Probleme an der Strecke gibt es genug. Da wären die Ruinen zwischen Dippoldiswalde und Ulberndorf oder das leer gefegte Kipsdorf. Der Luftkurort hatte einst eine florierende Gastronomie- und Hotellandschaft, galt als Ausflugsziel. Heute weisen hier noch ein paar Wanderschilder den Weg, viel mehr ist nicht übrig geblieben. Froß: „Da kann und muss man etwas entwickeln, aber das können wir als Eisenbahngesellschaft nicht alleine schaffen.“

Artikel-URL: http://www.sz-online.de/nachrichten/erfolgsformel-fuer-die-weisseritztalbahn-gesucht-3715646.html

Kommentar: Warum erst jetzt?

Annett Heyse über das geplante Touristikkonzept

Wenn die Weißeritztalbahn in Richtung Kipsdorf dampft, rollt sie über zwei Abschnitte, die unterschiedlicher kaum sein könnten: Der erste Teil bis zur Talsperre Malter durchs enge Weißeritztal ist Natur pur, ein Genuss für alle Reisenden.

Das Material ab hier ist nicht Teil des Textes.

# gplepage/lsqfit

Hardware: AMD Instinct MI355X
Metric: fp64 LM steps/sec at (N_data,N_param)=(65536,4096); chi2 match vs GSL (higher is better)
Workload: dtype f64

## Files before the change

lsqfit_amd/csrc/chol.hip:

```cpp
#include <cstdlib>

#include "common.h"

namespace lsqamd {

constexpr int NB = CHOL_NB;
constexpr int PLD = NB + 2;
constexpr int SB = 32;

typedef double v4d __attribute__((ext_vector_type(4)));
typedef double v2d __attribute__((ext_vector_type(2)));

size_t potrf_work_bytes(int64_t n) {
  const int64_t nblk = (n + NB - 1) / NB;
  return (size_t)nblk * NB * NB * sizeof(double);
}

__device__ __forceinline__ double readlane_d(double v, int lane) {
  union { double d; int i[2]; } u;
  u.d = v;
  u.i[0] = __builtin_amdgcn_readlane(u.i[0], lane);
  u.i[1] = __builtin_amdgcn_readlane(u.i[1], lane);
  return u.d;
}


constexpr int WLD = SB + 2;

__device__ __forceinline__ double rsqrt_refined(double d) {
  double y = __builtin_amdgcn_rsq(d);
  const double h = -0.5 * d;
  double e = __builtin_fma(h * y, y, 0.5);
  y = __builtin_fma(y, e, y);
  e = __builtin_fma(h * y, y, 0.5);
  return __builtin_fma(y, e, y);
}

__device__ __noinline__ void chol32_wave(double *s, int j0, double *dinv, double *wbuf,
                                         int32_t *info, int k0, int lane) {
  const int c = lane & 31;
  const bool isW = lane >= SB;
  double col[SB];
#pragma unroll
  for (int i = 0; i < SB; ++i) col[i] = s[(j0 + i) * PLD + j0 + c];
#pragma unroll
  for (int i = 0; i < SB; ++i) col[i] = isW ? ((i == c) ? 1.0 : 0.0) : col[i];
  int first_bad = -1;
  double d = readlane_d(col[0], 0);
  bool ok = (d > 0.0) && (d < 1.0e300);
  first_bad = ok ? first_bad : 0;
  double y = rsqrt_refined(ok ? d : 1.0);
  double ykeep = 0.0;
#pragma unroll
  for (int j = 0; j < SB; ++j) {
    double u = col[j] * y;
    u = (!isW && c < j) ? 0.0 : u;
    col[j] = u;
    ykeep = (c == j) ? y : ykeep;
    double ynext = 0.0;
    if (j + 1 < SB) {
      const double dn = readlane_d(col[j + 1] - u * u, j + 1);
      ok = (dn > 0.0) && (dn < 1.0e300);
      first_bad = (!ok && first_bad < 0) ? j + 1 : first_bad;
      ynext = rsqrt_refined(ok ? dn : 1.0);
    }
#pragma unroll
    for (int i0 = j + 1; i0 < SB; i0 += 8) {
      double ub[8];
// ... 200 lines not shown
    }
  }
  STAMP(17);
  {
    const int c2 = (tid & 63) * 2, rg = tid >> 6;
    for (int it = 0; it < 32; ++it) {
      const int r = it * 4 + rg;
      if (r >= nb) continue;
      v2d v = *reinterpret_cast<const v2d *>(s + r * PLD + c2);
      v.x = (c2 >= r && c2 < nb) ? v.x : 0.0;
      v.y = (c2 + 1 >= r && c2 + 1 < nb) ? v.y : 0.0;
      *reinterpret_cast<v2d *>(uinv + r * NB + c2) = v;
    }
  }
  STAMP(18);
}

static PerDeviceOnce g_potf2_attr;
long long *g_potf2_dbg = nullptr;
static constexpr size_t POTF2_LDS = (size_t)(NB * PLD + NB + SB * WLD) * sizeof(double);

static hipError_t launch_potf2(hipStream_t st, double *A, int64_t lda, int nb, double *uinv,
                               int32_t *info, int32_t k0, int32_t batch = 1, int64_t strideA = 0,
                               int64_t strideW = 0, const int32_t *active = nullptr) {
  {
    const hipError_t ea = g_potf2_attr.run([] {
      hipError_t e = hipFuncSetAttribute(reinterpret_cast<const void *>(potf2_inv_kernel<true>),
                                         hipFuncAttributeMaxDynamicSharedMemorySize, (int)POTF2_LDS);
      if (e != hipSuccess) return e;
      return hipFuncSetAttribute(reinterpret_cast<const void *>(potf2_inv_kernel<false>),
                                 hipFuncAttributeMaxDynamicSharedMemorySize, (int)POTF2_LDS);
    });
    if (ea != hipSuccess) return ea;
  }
  static const bool use_mfma = [] {
    const char *e = getenv("LSQAMD_POTF2");
    return !(e && e[0] == 'l');
  }();
  if (use_mfma) {
    return launch_potf2_mfma(st, A, lda, nb, uinv, info, k0, batch, strideA, strideW, active);
  }
  const bool vec = !(lda & 1) && !(reinterpret_cast<uintptr_t>(A) & 15) && !(strideA & 1);
  if (vec)
    hipLaunchKernelGGL(potf2_inv_kernel<true>, dim3((unsigned)batch), dim3(256), POTF2_LDS, st, A, lda, nb,
                       uinv, info, k0, g_potf2_dbg, strideA, strideW, active);
  else
    hipLaunchKernelGGL(potf2_inv_kernel<false>, dim3((unsigned)batch), dim3(256), POTF2_LDS, st, A, lda, nb,
                       uinv, info, k0, g_potf2_dbg, strideA, strideW, active);
  return hipGetLastError();
}

hipError_t potrf_upper_batched(hipStream_t st, double *A, int64_t n, int64_t lda, int64_t n_cols,
                               double *work, int32_t *dev_info, int32_t batch, int64_t strideA,
                               int64_t strideW, const int32_t *active, bool info_zeroed) {
  hipError_t e = info_zeroed ? hipSuccess : hipMemsetAsync(dev_info, 0, sizeof(int32_t) * (size_t)batch, st);
  if (e != hipSuccess) return e;
  static const int64_t fuse_min_tiles = [] { const char *v = getenv("LSQAMD_FUSE_MIN_TILES"); return v ? atoll(v) : (int64_t)10; }();
  const bool can_fuse = batch == 1 && !active && fuse_min_tiles >= 0 && trail_potf2_available() && (n % NB) == 0 &&
                        (n_cols % NB) == 0 &&
                        !(lda & 1) && !(reinterpret_cast<uintptr_t>(A) & 15);
  bool diag_done = false;
  for (int64_t k0 = 0; k0 < n; k0 += NB) {
    const int nb = (int)((n - k0) < NB ? (n - k0) : NB);
    double *uinv = work + (k0 / NB) * NB * NB;
    if (!diag_done) {
      e = launch_potf2(st, A + k0 * lda + k0, lda, nb, uinv, dev_info, (int32_t)k0, batch, strideA, strideW,
                       active);
      if (e != hipSuccess) return e;
    }
    diag_done = false;
    const int64_t rest = n_cols - (k0 + nb);
    if (rest <= 0) continue;
    GemmTN p;
    p.X = uinv; p.ldx = NB; p.sx = strideW;
    p.Y = A + k0 * lda + k0 + nb; p.ldy = lda; p.sy = strideA;
    p.C = A + k0 * lda + k0 + nb; p.ldc = lda; p.sc = strideA;
    p.M = nb; p.N = rest; p.K = nb;
    p.x_upper_tri = 1;
    p.batch = batch; p.batch_active = active;
    e = launch_gemm_tn(st, p);
    if (e != hipSuccess) return e;
    const int64_t mrest = n - (k0 + nb);
    if (mrest <= 0) continue;
    const int64_t tiles = (mrest / NB) * (mrest / NB + 1) / 2;
    if (can_fuse && tiles >= fuse_min_tiles) {
      e = launch_trail_potf2(st, p.C, A + (k0 + nb) * lda + (k0 + nb), lda, mrest, rest, NB,
                             work + ((k0 + nb) / NB) * NB * NB, dev_info, (int32_t)(k0 + nb));
      if (e != hipSuccess) return e;
      diag_done = true;
      continue;
    }
    GemmTN t;
    t.X = p.C; t.ldx = lda; t.sx = strideA;
    t.Y = p.C; t.ldy = lda; t.sy = strideA;
    t.C = A + (k0 + nb) * lda + (k0 + nb); t.ldc = lda; t.sc = strideA;
    t.M = mrest; t.N = rest; t.K = nb;
    t.alpha = -1.0; t.beta = 1.0;
    t.upper_only = 1;
    t.batch = batch; t.batch_active = active;
    e = launch_gemm_tn(st, t);
    if (e != hipSuccess) return e;
  }
  return hipSuccess;
}

hipError_t potrf_upper(hipStream_t st, double *A, int64_t n, int64_t lda, int64_t n_cols,
                       double *work, int32_t *dev_info, bool info_zeroed) {
  return potrf_upper_batched(st, A, n, lda, n_cols, work, dev_info, 1, 0, 0, nullptr, info_zeroed);
}

constexpr int BS_ROWS = 16;

__device__ __forceinline__ double wave_sum(double v) {
#pragma unroll
  for (int o = 32; o > 0; o >>= 1) v += __shfl_down(v, o, 64);
  return v;
}

__global__ __launch_bounds__(256) void backsolve_step_kernel(const double *A, int64_t lda, int64_t k0,
                                                             int nb, const double *uinv, double *y,
                                                             double *v, int64_t strideA, int64_t strideW,
                                                             int64_t strideY, const int32_t *active) {
  if (active && !active[blockIdx.y]) return;
  A += (int64_t)blockIdx.y * strideA;
  uinv += (int64_t)blockIdx.y * strideW;
  y += (int64_t)blockIdx.y * strideY;
  v += (int64_t)blockIdx.y * strideY;
  __shared__ double vk[NB];
  __shared__ double yk[NB];
  const int tid = threadIdx.x, lane = tid & 63, wave = tid >> 6;
  if (tid < NB) yk[tid] = tid < nb ? y[k0 + tid] : 0.0;
  double a0[32], a1[32];
#pragma unroll
  for (int i = 0; i < 32; ++i) {
    const int r = wave * 32 + i;
    const bool ok = r < nb;
    a0[i] = (ok && lane < nb) ? uinv[r * NB + lane] : 0.0;
    a1[i] = (ok && lane + 64 < nb) ? uinv[r * NB + lane + 64] : 0.0;
  }
  __syncthreads();
  const double y0 = yk[lane], y1 = yk[lane + 64];
#pragma unroll
  for (int i = 0; i < 32; ++i) {
    const double acc = wave_sum(a0[i] * y0 + a1[i] * y1);
    if (lane == 0) vk[wave * 32 + i] = acc;
  }
  __syncthreads();
  if (blockIdx.x == 0) {
    if (tid < nb) v[k0 + tid] = vk[tid];
    return;
  }
  const int64_t r0 = (int64_t)(blockIdx.x - 1) * BS_ROWS + wave * (BS_ROWS / 4);
  double u0[BS_ROWS / 4], u1[BS_ROWS / 4];
#pragma unroll
  for (int i = 0; i < BS_ROWS / 4; ++i) {
    const int64_t r = r0 + i;
    const bool ok = r < k0;
    const double *row = A + (ok ? r : 0) * lda + k0;
    u0[i] = (ok && lane < nb) ? row[lane] : 0.0;
    u1[i] = (ok && lane + 64 < nb) ? row[lane + 64] : 0.0;
  }
// ... 396 lines not shown
```

lsqfit_amd/csrc/common.h:

```cpp
#pragma once
#include <hip/hip_runtime.h>
#include <stddef.h>
#include <stdint.h>

#include <atomic>
#include <cstdio>
#include <exception>
#include <mutex>
#include <new>

#include "../../include/lsqfit_amd.h"

namespace lsqamd {

struct lsqamd_abi_no_handle { const char *err; };

template <class H> int abi_exception(H *h) noexcept {
  int code = LSQAMD_EINTERNAL;
  char buf[320];
  std::snprintf(buf, sizeof buf, "internal error: unknown C++ exception caught at the C ABI");
  try {
    throw;
  } catch (const std::bad_alloc &) {
    code = LSQAMD_ENOMEM;
// ... 69 lines not shown
  }
};

struct GemmTN {
  const double *X = nullptr, *Y = nullptr;
  double *C = nullptr;
  int64_t M = 0, N = 0, K = 0;
  int64_t ldx = 0, ldy = 0, ldc = 0;
  double alpha = 1.0, beta = 0.0;
  int32_t batch = 1;
  int64_t sx = 0, sy = 0, sc = 0;
  int32_t upper_only = 0;
  int32_t x_upper_tri = 0;
  int32_t xy_lower_tri = 0;
  int32_t splits = 1;
  int64_t split_stride = 0;
  const int32_t *work_map = nullptr;
  int32_t n_work = 0;
  int32_t force_generic = 0;
  const int32_t *batch_active = nullptr;
  int32_t tri_halves = 0;
  double *colsum_out = nullptr;
  int64_t colsum_ld = 0, colsum_rcol = 0;
  int32_t *done_ctr = nullptr;
};
bool gemm_tn_fuses_colsum(const GemmTN &g);
bool gemm_tn_wants_tri_halves(const GemmTN &g);
hipError_t launch_gemm_tn(hipStream_t st, const GemmTN &g);
struct WhitenSynth {
  int32_t model = 0;
  const double *Wt = nullptr;
  const double *x = nullptr;
  const double *p = nullptr;
  double *J = nullptr;
  int64_t ld = 0, B = 0, K = 0;
  int32_t nb = 0;
  double *colsum_out = nullptr;
  const int32_t *trig_far = nullptr;
};
bool whiten_synth_eligible(int32_t model, int64_t B, int64_t P);
hipError_t launch_whiten_synth(hipStream_t st, const WhitenSynth &a);
int64_t syrk_work_count(int64_t P, int32_t splits);
void syrk_work_fill(int64_t P, int32_t splits, int32_t *out);
int64_t syrk_work_fill_rows(int64_t P, int32_t splits, int row0, int row1, int32_t *out);
void syrk_work_fill_grouped(int64_t P, int32_t splits, int G, const int32_t *rows, int32_t *out, int32_t *count);
hipError_t launch_wait_counter(hipStream_t st, const int32_t *ctr, int32_t expect, int32_t *timed_out);

constexpr int CHOL_NB = 128;
size_t potrf_work_bytes(int64_t n);
hipError_t potrf_upper(hipStream_t st, double *A, int64_t n, int64_t lda, int64_t n_cols,
                       double *work, int32_t *dev_info, bool info_zeroed = false);
bool trail_potf2_available();
hipError_t launch_trail_potf2(hipStream_t st, const double *P, double *C, int64_t lda, int64_t mrest,
                              int64_t rest, int nb_next, double *uinv_next, int32_t *info, int32_t k0_next);
hipError_t launch_potf2_mfma(hipStream_t st, double *A, int64_t lda, int nb, double *uinv, int32_t *info,
                             int32_t k0, int32_t batch, int64_t strideA, int64_t strideW,
                             const int32_t *active);
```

Danach sieht die Landschaft entlang der Strecke nicht mehr ganz so attraktiv aus. Der Zug fährt vorbei an Dörfern, Lagerhäusern, Fabriken, Kläranlagen, Industrieruinen, Baufirmen.

Ja, es gibt zwischen Dippoldiswalde und Kipsdorf auch Wiesen, Wälder, Fluss. Aber kaum Gründe, hier auszusteigen, weil die touristische Infrastruktur weitestgehend fehlt. Ein paar Wanderwege machen eben noch kein Ausflugsziel. Wenn der Fahrgast dann an der Endstation den Zug verlässt, sieht er Hotelruinen, geschlossene Gasthöfe, eine Bundesstraße – Ausflugsstimmung kommt da kaum auf.

Doch es gibt sie, die Ausflugsziele. Man muss den Touristen nur mit der Nase darauf stupsen. Und es gibt viele Ideen, die Gegend attraktiver zu machen, neue Angebote zu entwickeln. Und bestimmt noch mehr Möglichkeiten als wir heute denken. Deshalb ist ein Konzept dringend notwendig, um den Bahntouristen aus dem Zug zu locken und zum Bleiben zu bewegen, bestenfalls zum Wiederkommen. Die Frage allerdings muss erlaubt sein: warum erst jetzt? Seit Jahren ist klar, dass der Abschnitt Dippoldiswalde-Kipsdorf wieder aufgebaut wird. Nun sind die Touristen da, aber die Angebote mau. Und was gibt es Schlimmeres als enttäuschte Touristen?